## Task statement
Pick out every line in the data below that holds "GemvOp".

## Exercise input
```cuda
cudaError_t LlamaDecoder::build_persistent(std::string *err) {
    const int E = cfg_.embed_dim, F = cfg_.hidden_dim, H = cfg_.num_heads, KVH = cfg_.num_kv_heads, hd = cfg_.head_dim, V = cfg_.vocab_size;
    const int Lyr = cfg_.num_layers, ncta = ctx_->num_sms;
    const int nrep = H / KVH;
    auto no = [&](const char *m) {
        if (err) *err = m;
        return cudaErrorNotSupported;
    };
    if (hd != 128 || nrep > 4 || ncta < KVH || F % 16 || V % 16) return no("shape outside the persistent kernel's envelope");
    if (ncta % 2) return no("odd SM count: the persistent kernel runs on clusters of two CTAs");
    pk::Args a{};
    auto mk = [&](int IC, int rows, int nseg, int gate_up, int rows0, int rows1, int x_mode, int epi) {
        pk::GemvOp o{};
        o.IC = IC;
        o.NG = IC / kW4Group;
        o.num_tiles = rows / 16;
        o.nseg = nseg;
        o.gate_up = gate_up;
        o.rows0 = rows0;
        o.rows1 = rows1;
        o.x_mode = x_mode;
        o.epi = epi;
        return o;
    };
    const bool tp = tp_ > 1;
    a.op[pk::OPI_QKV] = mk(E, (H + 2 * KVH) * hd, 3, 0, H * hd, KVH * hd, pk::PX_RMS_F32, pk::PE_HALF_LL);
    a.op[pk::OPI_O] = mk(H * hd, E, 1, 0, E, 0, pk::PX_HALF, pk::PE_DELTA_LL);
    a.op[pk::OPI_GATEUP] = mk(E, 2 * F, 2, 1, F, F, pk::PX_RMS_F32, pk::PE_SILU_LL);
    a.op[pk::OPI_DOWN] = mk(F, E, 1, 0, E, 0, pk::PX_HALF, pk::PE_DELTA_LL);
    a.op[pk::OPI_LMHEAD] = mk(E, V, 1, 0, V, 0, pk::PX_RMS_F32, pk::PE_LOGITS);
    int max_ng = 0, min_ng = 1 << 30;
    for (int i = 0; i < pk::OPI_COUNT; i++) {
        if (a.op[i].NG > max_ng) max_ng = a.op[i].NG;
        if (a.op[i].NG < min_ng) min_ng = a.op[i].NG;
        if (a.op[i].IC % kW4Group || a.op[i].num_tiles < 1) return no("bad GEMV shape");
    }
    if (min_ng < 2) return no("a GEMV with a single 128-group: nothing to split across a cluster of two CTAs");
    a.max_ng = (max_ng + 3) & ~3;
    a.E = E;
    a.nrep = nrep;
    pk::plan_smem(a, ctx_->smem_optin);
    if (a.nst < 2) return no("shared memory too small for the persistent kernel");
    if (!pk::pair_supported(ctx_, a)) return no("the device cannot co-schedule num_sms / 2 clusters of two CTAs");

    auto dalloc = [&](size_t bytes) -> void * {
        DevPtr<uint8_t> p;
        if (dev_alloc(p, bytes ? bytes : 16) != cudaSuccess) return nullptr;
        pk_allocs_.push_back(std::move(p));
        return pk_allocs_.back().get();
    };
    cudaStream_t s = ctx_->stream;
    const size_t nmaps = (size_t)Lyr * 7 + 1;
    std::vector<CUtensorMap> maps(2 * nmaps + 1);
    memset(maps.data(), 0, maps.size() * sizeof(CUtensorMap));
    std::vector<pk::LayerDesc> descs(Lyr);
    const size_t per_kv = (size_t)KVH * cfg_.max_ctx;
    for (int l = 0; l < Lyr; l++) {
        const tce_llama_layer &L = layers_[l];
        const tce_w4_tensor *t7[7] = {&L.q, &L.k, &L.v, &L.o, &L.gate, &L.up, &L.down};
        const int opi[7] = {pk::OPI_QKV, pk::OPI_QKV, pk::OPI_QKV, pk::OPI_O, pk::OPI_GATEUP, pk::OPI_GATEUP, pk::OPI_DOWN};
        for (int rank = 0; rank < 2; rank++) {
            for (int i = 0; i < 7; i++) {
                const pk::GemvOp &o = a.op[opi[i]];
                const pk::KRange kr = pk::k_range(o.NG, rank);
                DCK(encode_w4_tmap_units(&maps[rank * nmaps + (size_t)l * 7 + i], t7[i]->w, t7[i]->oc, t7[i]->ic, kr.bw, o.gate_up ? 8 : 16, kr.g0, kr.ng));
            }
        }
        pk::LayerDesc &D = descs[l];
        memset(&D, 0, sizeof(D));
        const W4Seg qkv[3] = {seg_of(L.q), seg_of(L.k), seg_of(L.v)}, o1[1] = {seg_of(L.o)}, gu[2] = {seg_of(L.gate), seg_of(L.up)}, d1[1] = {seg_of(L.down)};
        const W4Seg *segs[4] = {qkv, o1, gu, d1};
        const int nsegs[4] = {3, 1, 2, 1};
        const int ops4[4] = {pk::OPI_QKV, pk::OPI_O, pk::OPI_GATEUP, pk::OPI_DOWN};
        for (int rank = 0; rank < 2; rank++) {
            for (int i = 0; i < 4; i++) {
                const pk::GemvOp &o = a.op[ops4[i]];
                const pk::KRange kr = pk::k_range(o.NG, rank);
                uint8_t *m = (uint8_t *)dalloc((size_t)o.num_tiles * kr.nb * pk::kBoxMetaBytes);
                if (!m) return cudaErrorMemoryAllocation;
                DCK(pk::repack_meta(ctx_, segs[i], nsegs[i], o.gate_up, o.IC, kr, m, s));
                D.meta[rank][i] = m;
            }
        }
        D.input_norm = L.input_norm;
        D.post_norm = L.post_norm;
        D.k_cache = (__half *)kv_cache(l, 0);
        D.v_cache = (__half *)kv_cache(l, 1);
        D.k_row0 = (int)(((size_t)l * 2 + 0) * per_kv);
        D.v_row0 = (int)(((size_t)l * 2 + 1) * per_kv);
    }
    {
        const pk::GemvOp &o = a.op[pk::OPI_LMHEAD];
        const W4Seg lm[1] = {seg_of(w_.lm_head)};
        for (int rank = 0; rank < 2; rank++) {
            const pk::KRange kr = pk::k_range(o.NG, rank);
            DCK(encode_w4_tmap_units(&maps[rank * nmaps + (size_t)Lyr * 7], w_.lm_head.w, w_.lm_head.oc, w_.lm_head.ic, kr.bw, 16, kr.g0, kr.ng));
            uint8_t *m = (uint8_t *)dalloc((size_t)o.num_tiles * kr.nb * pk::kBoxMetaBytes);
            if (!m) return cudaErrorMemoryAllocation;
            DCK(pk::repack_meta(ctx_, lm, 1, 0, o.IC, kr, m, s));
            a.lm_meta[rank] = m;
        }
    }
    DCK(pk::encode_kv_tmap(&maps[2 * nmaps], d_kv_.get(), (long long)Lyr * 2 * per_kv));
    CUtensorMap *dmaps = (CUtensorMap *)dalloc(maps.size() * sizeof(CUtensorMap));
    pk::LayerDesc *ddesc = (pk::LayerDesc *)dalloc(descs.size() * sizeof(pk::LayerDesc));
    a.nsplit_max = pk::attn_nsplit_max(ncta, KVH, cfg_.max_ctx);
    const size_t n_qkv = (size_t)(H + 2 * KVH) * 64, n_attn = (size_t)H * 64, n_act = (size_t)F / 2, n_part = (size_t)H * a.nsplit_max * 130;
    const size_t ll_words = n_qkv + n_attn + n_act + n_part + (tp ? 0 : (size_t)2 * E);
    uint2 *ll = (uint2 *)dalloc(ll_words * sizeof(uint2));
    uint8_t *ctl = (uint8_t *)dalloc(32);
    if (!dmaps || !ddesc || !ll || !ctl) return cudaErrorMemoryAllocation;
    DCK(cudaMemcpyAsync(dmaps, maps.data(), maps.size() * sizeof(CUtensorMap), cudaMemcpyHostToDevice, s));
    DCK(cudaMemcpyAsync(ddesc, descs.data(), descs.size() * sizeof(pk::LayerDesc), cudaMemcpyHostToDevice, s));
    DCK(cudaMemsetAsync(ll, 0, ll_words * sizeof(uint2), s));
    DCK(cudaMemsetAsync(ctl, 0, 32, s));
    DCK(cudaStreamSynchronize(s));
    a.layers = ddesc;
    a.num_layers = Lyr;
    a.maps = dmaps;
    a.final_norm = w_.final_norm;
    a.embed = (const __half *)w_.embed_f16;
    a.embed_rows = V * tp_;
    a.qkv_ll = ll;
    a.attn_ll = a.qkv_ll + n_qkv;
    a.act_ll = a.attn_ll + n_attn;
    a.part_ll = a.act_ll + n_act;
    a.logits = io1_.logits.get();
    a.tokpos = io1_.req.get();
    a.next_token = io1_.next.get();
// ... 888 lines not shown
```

## Task response
        pk::GemvOp o{};
                const pk::GemvOp &o = a.op[opi[i]];
                const pk::GemvOp &o = a.op[ops4[i]];
        const pk::GemvOp &o = a.op[pk::OPI_LMHEAD];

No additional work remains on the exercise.